“Sore legs no horse.” That may not be completely accurate, but most likely horses with the best legs will be race winners.
“Entire horse health is essential, yet all things considered sound legs are most important for running. I do everything in my power to take care of my horses’ legs,” said Tami Purcell Burklund.
Certainly, few have as much diverse experience with champion running horses. “I started out on rodeo horses, was a jockey for 32 years and am now barrel racing professionally,” Burklund verified.
The winningest professional female Thoroughbred and Quarter Horses race rider changed jockey saddle to become a National Finals Rodeo qualifier. “Whether on the track or around the barrel pattern in the arena, horse leg care is quite similar,” Burklund insisted.
Featured clinician about barrel racing, Burklund provided additional lifetime-experience horse management advice at the EquiFest of Kansas in Topeka.
“I have so much stuff here, but I always want to be competitive, be the winner,” Burklund opened comments. “This is my opinion doing what I think’s best with the products here.

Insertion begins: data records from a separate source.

template <class Kern, class... Args>
cudaError_t launch_cluster(Kern kern, int cluster, int threads, size_t smem, cudaStream_t s, Args... args) {
    cudaLaunchConfig_t cfg = {};
    cfg.gridDim = dim3(cluster, 1, 1);
    cfg.blockDim = dim3(threads, 1, 1);
    cfg.dynamicSmemBytes = smem;
    cfg.stream = s;
    cudaLaunchAttribute attr[1];
    attr[0].id = cudaLaunchAttributeClusterDimension;
    attr[0].val.clusterDim.x = cluster;
    attr[0].val.clusterDim.y = 1;
    attr[0].val.clusterDim.z = 1;
    cfg.attrs = attr;
    cfg.numAttrs = 1;
    return cudaLaunchKernelEx(&cfg, kern, args...);
}

}

static cudaError_t launch_zgemv_impl(const cplx* A, uint64_t lda, uint64_t nrows, uint64_t ncols, const cplx* x, cplx* y,
                                     const PeerOut* po, cudaStream_t s) {
    if (nrows == 0 && !po) return cudaSuccess;
    static const int variant = []() { const char* v = std::getenv("BEMB200_GEMV_VARIANT"); return v ? std::atoi(v) : 24; }();
    const int rb = variant / 10, u = variant % 10;
    uint64_t blocks = (nrows + rb - 1) / rb;
    const uint64_t maxb = 148ull * 8ull * 8ull;
    if (blocks > maxb) blocks = maxb;
    if (blocks == 0) blocks = 1;
    if (po) {
        zgemv_kernel<2, 4, true><<<(unsigned)((nrows + 1) / 2 > maxb ? maxb : (nrows + 1) / 2 ? (nrows + 1) / 2 : 1), GEMV_THREADS, 0, s>>>(
            A, lda, nrows, ncols, x, y, *po);
        return cudaGetLastError();
    }
    const PeerOut none{};
#define GEMV_CASE(R, U) \
    if (rb == R && u == U) { zgemv_kernel<R, U, false><<<(unsigned)blocks, GEMV_THREADS, 0, s>>>(A, lda, nrows, ncols, x, y, none); return cudaGetLastError(); }
    GEMV_CASE(4, 2) GEMV_CASE(2, 2)
#undef GEMV_CASE
    zgemv_kernel<2, 4, false><<<(unsigned)blocks, GEMV_THREADS, 0, s>>>(A, lda, nrows, ncols, x, y, none);
    return cudaGetLastError();
}

cudaError_t launch_zgemv(const cplx* A, uint64_t lda, uint64_t nrows, uint64_t ncols, const cplx* x, cplx* y, cudaStream_t s) {
    return launch_zgemv_impl(A, lda, nrows, ncols, x, y, nullptr, s);
}

cudaError_t launch_zgemv_peer(const cplx* A, uint64_t lda, uint64_t nrows, uint64_t ncols, const cplx* x, const PeerOut& po,
                              cudaStream_t s) {
    return launch_zgemv_impl(A, lda, nrows, ncols, x, nullptr, &po, s);
}

cudaError_t launch_zgemv_t(const cplx* A, uint64_t lda, uint64_t nrows, uint64_t ncols, const cplx* x, cplx* y, cudaStream_t s) {
    if (nrows == 0) return cudaMemsetAsync(y, 0, ncols * sizeof(cplx), s);
    const uint64_t rpc = (nrows + GEMVT_MAX_CHUNKS - 1) / GEMVT_MAX_CHUNKS;
    const int nchunks = (int)((nrows + rpc - 1) / rpc);
    cplx* part = nullptr;
    cudaError_t e = cudaMallocAsync((void**)&part, (size_t)nchunks * ncols * sizeof(cplx), s);
    if (e != cudaSuccess) return e;
    dim3 grid((unsigned)((ncols + 255) / 256), (unsigned)nchunks);
    zgemv_t_partial_kernel<<<grid, 256, 0, s>>>(A, lda, nrows, ncols, rpc, x, part);
    zgemv_t_reduce_kernel<<<(unsigned)((ncols + 255) / 256), 256, 0, s>>>(part, ncols, nchunks, y);
    e = cudaGetLastError();
    cudaFreeAsync(part, s);
    return e;
}

static int pick_cluster(uint64_t n, int level, bool* w_in_smem, size_t* smem_bytes, uint64_t* slice) {
    int cl = n >= 4096 ? 8 : 1;
    uint64_t S = (n + cl - 1) / cl;
    const size_t cap = 200 * 1024;
    if (level == 0 && S * sizeof(cplx) > cap && cl == 8) {
        cl = 16;
        S = (n + cl - 1) / cl;
    }
    bool fits = level == 0 && S * sizeof(cplx) <= cap;
    *w_in_smem = fits;
    *smem_bytes = fits ? S * sizeof(cplx) : 0;
    *slice = S;
    return cl;
}

static PerDeviceInt g_cluster_level(0);

template <int EPT>
static cudaError_t launch_mgs_reg(int cl, const cplx* V, uint64_t ldv, const cplx* w, int j, uint64_t n, uint64_t S, cplx* hcol,
                                  cplx* vnext, const cplx* pinv, int direct_scale, cudaStream_t s) {
    static PerDeviceFlag attr_done;
    if (!attr_done.get()) {
        cudaError_t e = cudaFuncSetAttribute(mgs_cluster_reg_kernel<EPT>, cudaFuncAttributeNonPortableClusterSizeAllowed, 1);
        if (e != cudaSuccess) return e;
        attr_done.set();
    }
    return launch_cluster(mgs_cluster_reg_kernel<EPT>, cl, 256, 0, s, V, ldv, w, j, n, S, hcol, vnext, 1e-14, pinv, direct_scale);
}

template <int EPT>
static cudaError_t launch_mgs_lowsync(int cl, const cplx* V, uint64_t ldv, const cplx* w, int j, uint64_t n, uint64_t S, cplx* Lmat,
                                      int ldl, cplx* hcol, cplx* vnext, const cplx* pinv, int direct_scale, cplx* hcol_host,
                                      const PeerWait& pw, cudaStream_t s) {
    static PerDeviceFlag attr_done;
    const size_t fixed = (size_t)(LS_WARPS * 2 * LS_MAXV + MAX_CLUSTER * 2 * LS_MAXV + LS_MAXV) * sizeof(cplx);
    if (!attr_done.get()) {
        cudaError_t e = cudaFuncSetAttribute(mgs_lowsync_kernel<EPT>, cudaFuncAttributeNonPortableClusterSizeAllowed, 1);
        if (e != cudaSuccess) return e;
        e = cudaFuncSetAttribute(mgs_lowsync_kernel<EPT>, cudaFuncAttributeMaxDynamicSharedMemorySize,
                                 (int)(fixed + (size_t)LS_MAXV * LS_MAXV * sizeof(cplx)));
        if (e != cudaSuccess) return e;
        attr_done.set();
    }
    const size_t smem = fixed + (size_t)(j + 1) * (j + 1) * sizeof(cplx);
    return launch_cluster(mgs_lowsync_kernel<EPT>, cl, LS_THREADS, smem, s, V, ldv, w, j, n, S, Lmat, ldl, hcol, vnext, 1e-14, pinv,
                          direct_scale, hcol_host, pw);
}

template <int EPT, int GR_THREADS>
static cudaError_t launch_mgs_grid(int G, const cplx* V, uint64_t ldv, const cplx* w, int j, uint64_t n, uint64_t S, cplx* Lmat,
                                   int ldl, cplx* hcol, cplx* vnext, const cplx* pinv, int direct_scale, cplx* scratch,
                                   cplx* hcol_host, const PeerWait& pw, cudaStream_t s) {
    constexpr int GR_WARPS = GR_THREADS / 32;
    static PerDeviceFlag attr_done;
    const size_t fixed = (size_t)(GR_WARPS * 2 * LS_MAXV + LS_MAXV) * sizeof(cplx);
    if (!attr_done.get()) {
        cudaError_t e = cudaFuncSetAttribute(mgs_grid_kernel<EPT, GR_THREADS>, cudaFuncAttributeMaxDynamicSharedMemorySize,
                                             (int)(fixed + (size_t)LS_MAXV * LS_MAXV * sizeof(cplx)));
        if (e != cudaSuccess) return e;
        attr_done.set();
    }
    cudaLaunchConfig_t cfg = {};
    cfg.gridDim = dim3(G, 1, 1);
    cfg.blockDim = dim3(GR_THREADS, 1, 1);
    cfg.dynamicSmemBytes = fixed + (size_t)(j + 1) * (j + 1) * sizeof(cplx);
    cfg.stream = s;
    cudaLaunchAttribute attr[1];
    attr[0].id = cudaLaunchAttributeCooperative;
    attr[0].val.cooperative = 1;
    cfg.attrs = attr;
    cfg.numAttrs = 1;
    cplx* part = scratch;
    double* npart = reinterpret_cast<double*>(scratch + (size_t)GR_MAX_CTAS * 2 * LS_MAXV);
    const double tol = 1e-14;
    return cudaLaunchKernelEx(&cfg, mgs_grid_kernel<EPT, GR_THREADS>, V, ldv, w, j, n, S, Lmat, ldl, hcol, vnext, tol, pinv, direct_scale,
                              part, npart, hcol_host, pw);
}

size_t mgs_scratch_elems() { return (size_t)GR_MAX_CTAS * 2 * LS_MAXV + GR_MAX_CTAS; }

static const int g_mgs_mode_env = []() {
    const char* v = std::getenv("BEMB200_MGS_MODE");
    return v ? std::atoi(v) : 3;
}();
static PerDeviceInt g_mgs_mode(g_mgs_mode_env);

bool mgs_peer_wait_capable(uint64_t n, uint32_t restart, bool allow_grid) {
    if (restart + 1 > (uint32_t)LS_MAXV) return false;
    const int mode = g_mgs_mode.get();
    if (mode != 3 && mode != 0) return false;
    if (n <= 16ull * LS_THREADS * 8ull) return true;
    return mode == 3 && allow_grid && n <= (uint64_t)GR_MAX_CTAS * 1024ull;
}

“What works for me doesn’t have to be the same for everybody,” she continued. “Something that is right for one horse can be completely different for another.”
Pointing out that veterinarians are important for horse health, Burklund said, “I want to minimize that as much as possible.”
Certain horses sometimes require special leg treatment at home, but most sound horses get along fine using common sense conditioning.
“I feel my horse’s legs every time before I ride and again when I get done,” Burklund declared. “I mean feeling entirely over all four legs for tenderness, a flinch, ouch, anything that could mean soreness or injury.”
Leg care for running horses sharply intensifies when it comes time to hit the road. “Hauling puts lots of pressure and stress on a horse’s legs.” Burklund emphasized. “There’s so much bouncing and jarring around no matter how well built the trailer is.”
When a long haul is on the agenda, leg care typically begins a week ahead. “I use a ‘Quick Relief’ mud-type product, put it on very thick from the top of the knee to the pastern,” she demonstrated.
“It actually goes on cold, but heat takes effect when wrapped with a newspaper. Then I put a softened standing bandage around the covered leg,” Burklund described.
Heat and cold do work closely together intermittently creating a drawing effect tightening tendons to prevent injury. “Keep the legs cool, then they become hot at race time, and require cooling after the run,” the racer related.
It’s essential to unload the horse every four to five hours during long hauls. “They don’t need a long rest, just walk the horse around some, make sure its breathing okay,” Burklund advised.
Work picks up upon arrival at the arena. “I’m often the first one at a rodeo and the last one to leave,” the jockey-cowgirl said. “It takes a lot of time to get my horse ready to run and then ready to travel again.”
Upon arrival, hauling protection is removed and legs are hosed down completely cleaning off every bit of the mud product. “Water is a miracle drug of sorts in itself for horse leg health,” Burklund commented. “Spraying legs daily with water can aid conditioning, tightening tendons, reducing inflammation, resolving sore spots before becoming an injury.”
Boots generally are put on all four legs of the horse at race time. “I want to protect the legs in every way I can. There are so many possible injuries that a horse can get from running and turning so fast,” she said.
There are certain horses that resist wearing boots, maybe just on two legs, possibly all four. “Every horse is different, and sometimes you have to change your plan,” Burklund recognized. “You never want your horse hurt, but he sure isn’t any good either if he won’t run.
“If a horse won’t allow boots to be put on or run with them, more caution and care are needed. Make sure your horse hasn’t injured himself or becomes sore after running,” she continued.
Win, place or lose, the running horse needs attention as soon as the race ends. “The horse is hot, his legs are hot,” the rider acknowledged. “Walk and cool your horse down, get him relaxed and calm again as possible.”
He can be cooled down over the entire body with water. Legs must be hosed down thoroughly for an extended time. “Get the heat out of the legs, cool the legs down.
“Then let your horse relax, feel every leg carefully from top to bottom for soreness, swelling, possible injury,” Burklund recommended. “If there’s the slightest question, do it again, and make sure the horse is sound.”
Ice pack bandages are placed on the horse’s legs for continued cooling at the rodeo or back in the trailer.
“Your horse’s legs must feel good to win any race you’re in,” the champion racer concluded.